Exercise brief - The line containing "auto o = view_of<uint2>(out);" marks the end: restate word for word every line from the first line of the entries below through that one.

-------- Records to process

extern "C" int32_t grb_bloom_threshold(const GrbImage *hdr, const float *luminance, const GrbImage *out, GrbRows rows, void *stream)
{
	const bool hdr16 = image_ok(hdr, GRB_FORMAT_R16G16B16A16_SFLOAT, 8);
	if ((!hdr16 && !image_ok(hdr, GRB_FORMAT_B10G11R11_UFLOAT_PACK32, 4)) || !image_ok(out, GRB_FORMAT_R16G16B16A16_SFLOAT, 8))
	{
		set_last_error("grb_bloom_threshold: hdr must be B10G11R11_UFLOAT or R16G16B16A16_SFLOAT and out R16G16B16A16_SFLOAT");
		return GRB_ERR_UNSUPPORTED_FORMAT;
	}
	rows = full_rows(rows, out->height);
	if (rows.y1 <= rows.y0)
		return GRB_OK;
	auto o = view_of<uint2>(out);
	dim3 grid = grid_for(out->width, rows.y1 - rows.y0), block(kBlockX, kBlockY);
	float inv_w = 1.0f / (float)out->width, inv_h = 1.0f / (float)out->height;
	if (hdr16)
	{
		if (luminance)
			bloom_threshold_kernel<true, uint2><<<grid, block, 0, as_stream(stream)>>>(view_of<const uint2>(hdr), luminance, o, rows.y0, rows.y1, inv_w, inv_h);
		else
			bloom_threshold_kernel<false, uint2><<<grid, block, 0, as_stream(stream)>>>(view_of<const uint2>(hdr), nullptr, o, rows.y0, rows.y1, inv_w, inv_h);
		return check_launch("grb_bloom_threshold");
	}
	if (luminance)
		bloom_threshold_kernel<true><<<grid, block, 0, as_stream(stream)>>>(view_of<const uint32_t>(hdr), luminance, o, rows.y0, rows.y1, inv_w, inv_h);
	else
		bloom_threshold_kernel<false><<<grid, block, 0, as_stream(stream)>>>(view_of<const uint32_t>(hdr), nullptr, o, rows.y0, rows.y1, inv_w, inv_h);
	return check_launch("grb_bloom_threshold");
}

extern "C" int32_t grb_bloom_downsample(const GrbImage *in, const GrbImage *history, float lerp, const GrbImage *out, GrbRows rows, void *stream)
{
	if (!image_ok(in, GRB_FORMAT_R16G16B16A16_SFLOAT, 8) || !image_ok(out, GRB_FORMAT_R16G16B16A16_SFLOAT, 8) ||
	    (history && (!image_ok(history, GRB_FORMAT_R16G16B16A16_SFLOAT, 8) || history->width != out->width || history->height != out->height)))
	{
		set_last_error("grb_bloom_downsample: images must be R16G16B16A16_SFLOAT and history must match out");
		return GRB_ERR_UNSUPPORTED_FORMAT;
	}
	if (history && history->data == out->data)
	{
		set_last_error("grb_bloom_downsample: history must not alias the output");
		return GRB_ERR_INVALID_ARGUMENT;
	}
	rows = full_rows(rows, out->height);
	if (rows.y1 <= rows.y0)
		return GRB_OK;
	{
		int32_t rc = GRB_OK;
		if (launch_tent_tiled(false, in, history, lerp, out, rows, as_stream(stream), &rc))
			return rc;
	}
	dim3 grid = grid_for(out->width, rows.y1 - rows.y0), block(kBlockX, kBlockY);
	float inv_w = 1.0f / (float)out->width, inv_h = 1.0f / (float)out->height;
	float inv_in_w = 1.0f / (float)in->width, inv_in_h = 1.0f / (float)in->height;
	if (history)
		bloom_downsample_kernel<true><<<grid, block, 0, as_stream(stream)>>>(view_of<const uint2>(in), view_of<const uint2>(history), lerp,
		                                                                      view_of<uint2>(out), rows.y0, rows.y1, inv_w, inv_h, inv_in_w, inv_in_h);
	else
		bloom_downsample_kernel<false><<<grid, block, 0, as_stream(stream)>>>(view_of<const uint2>(in), View<const uint2>{}, lerp, view_of<uint2>(out),
		                                                                       rows.y0, rows.y1, inv_w, inv_h, inv_in_w, inv_in_h);
	return check_launch("grb_bloom_downsample");
}

extern "C" int32_t grb_bloom_downsample_to_peers(const GrbImage *in, const GrbImage *out_layout, void *const *peer_images, uint32_t *const *peer_flags,
                                                 int32_t peer_count, int32_t flag_index, uint32_t epoch, uint32_t *scratch_counter, GrbRows rows,
                                                 void *stream)
{
	if (!image_ok(in, GRB_FORMAT_R16G16B16A16_SFLOAT, 8) || !out_layout || out_layout->format != GRB_FORMAT_R16G16B16A16_SFLOAT || !peer_images ||
	    !peer_flags || !scratch_counter || peer_count < 1 || peer_count > GRB_MAX_PEERS || flag_index < 0 || (out_layout->row_pitch % 8) != 0)
	{
		set_last_error("grb_bloom_downsample_to_peers: bad arguments");
		return GRB_ERR_INVALID_ARGUMENT;
	}
	rows = full_rows(rows, out_layout->height);
	PeerTargets targets{};
	targets.count = peer_count;
	for (int r = 0; r < peer_count; r++)
	{
		if (!peer_images[r] || !peer_flags[r])
		{
			set_last_error("grb_bloom_downsample_to_peers: null peer pointer");
			return GRB_ERR_INVALID_ARGUMENT;
		}
		targets.data[r] = static_cast<uint2 *>(peer_images[r]);
		targets.flags[r] = peer_flags[r];
	}
	const int row_count = rows.y1 > rows.y0 ? rows.y1 - rows.y0 : 0;
	dim3 grid = grid_for(out_layout->width, row_count > 0 ? row_count : 1), block(kBlockX, kBlockY);
	if (row_count == 0)
		grid = dim3(1, 1, 1);
	bloom_downsample_peers_kernel<<<grid, block, 0, as_stream(stream)>>>(
	    view_of<const uint2>(in), targets, row_count > 0 ? out_layout->width : 0, out_layout->row_pitch / 8, rows.y0, rows.y0 + row_count,
	    1.0f / (float)out_layout->width, 1.0f / (float)out_layout->height, 1.0f / (float)in->width, 1.0f / (float)in->height, flag_index, epoch,
	    scratch_counter);
	return check_launch("grb_bloom_downsample_to_peers");
}

extern "C" int32_t grb_peer_wait(const uint32_t *local_flags, int32_t count, uint32_t epoch, void *stream)
{
	if (!local_flags || count < 1 || count > GRB_MAX_PEERS)
	{
		set_last_error("grb_peer_wait: bad arguments");
		return GRB_ERR_INVALID_ARGUMENT;
	}
	unsigned max_spins = 1u << 25;
	if (const char *e = getenv("GRB_PEER_WAIT_SPINS"))
		max_spins = (unsigned)strtoul(e, nullptr, 10);
	peer_wait_kernel<<<1, 32, 0, as_stream(stream)>>>(local_flags, count, epoch, device_error_word(), max_spins);
	return check_launch("grb_peer_wait");
}

static int32_t bloom_upsample_impl(const GrbImage *in, const GrbImage *out, GrbRows rows, void *stream, bool allow_tiles)
{
	if (!image_ok(in, GRB_FORMAT_R16G16B16A16_SFLOAT, 8) || !image_ok(out, GRB_FORMAT_R16G16B16A16_SFLOAT, 8))
	{
		set_last_error("grb_bloom_upsample: images must be R16G16B16A16_SFLOAT");
		return GRB_ERR_UNSUPPORTED_FORMAT;
	}
	rows = full_rows(rows, out->height);
	if (rows.y1 <= rows.y0)
		return GRB_OK;
	if (allow_tiles)
	{
		int32_t rc = GRB_OK;
		if (launch_tent_tiled(true, in, nullptr, 0.0f, out, rows, as_stream(stream), &rc))
			return rc;
	}
	dim3 grid = grid_for(out->width, rows.y1 - rows.y0), block(kBlockX, kBlockY);
	bloom_upsample_kernel<<<grid, block, 0, as_stream(stream)>>>(view_of<const uint2>(in), view_of<uint2>(out), rows.y0, rows.y1,
	                                                              1.0f / (float)out->width, 1.0f / (float)out->height, 1.0f / (float)in->width,
	                                                              1.0f / (float)in->height);
	return check_launch("grb_bloom_upsample");
}

extern "C" int32_t grb_bloom_upsample(const GrbImage *in, const GrbImage *out, GrbRows rows, void *stream)
{
	return bloom_upsample_impl(in, out, rows, stream, true);
}

extern "C" int32_t grb_bloom_upsample_exact(const GrbImage *in, const GrbImage *out, GrbRows rows, void *stream)
{
	return bloom_upsample_impl(in, out, rows, stream, false);
}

----------------

Solution for this task -
extern "C" int32_t grb_bloom_threshold(const GrbImage *hdr, const float *luminance, const GrbImage *out, GrbRows rows, void *stream)
{
	const bool hdr16 = image_ok(hdr, GRB_FORMAT_R16G16B16A16_SFLOAT, 8);
	if ((!hdr16 && !image_ok(hdr, GRB_FORMAT_B10G11R11_UFLOAT_PACK32, 4)) || !image_ok(out, GRB_FORMAT_R16G16B16A16_SFLOAT, 8))
	{
		set_last_error("grb_bloom_threshold: hdr must be B10G11R11_UFLOAT or R16G16B16A16_SFLOAT and out R16G16B16A16_SFLOAT");
		return GRB_ERR_UNSUPPORTED_FORMAT;
	}
	rows = full_rows(rows, out->height);
	if (rows.y1 <= rows.y0)
		return GRB_OK;
	auto o = view_of<uint2>(out);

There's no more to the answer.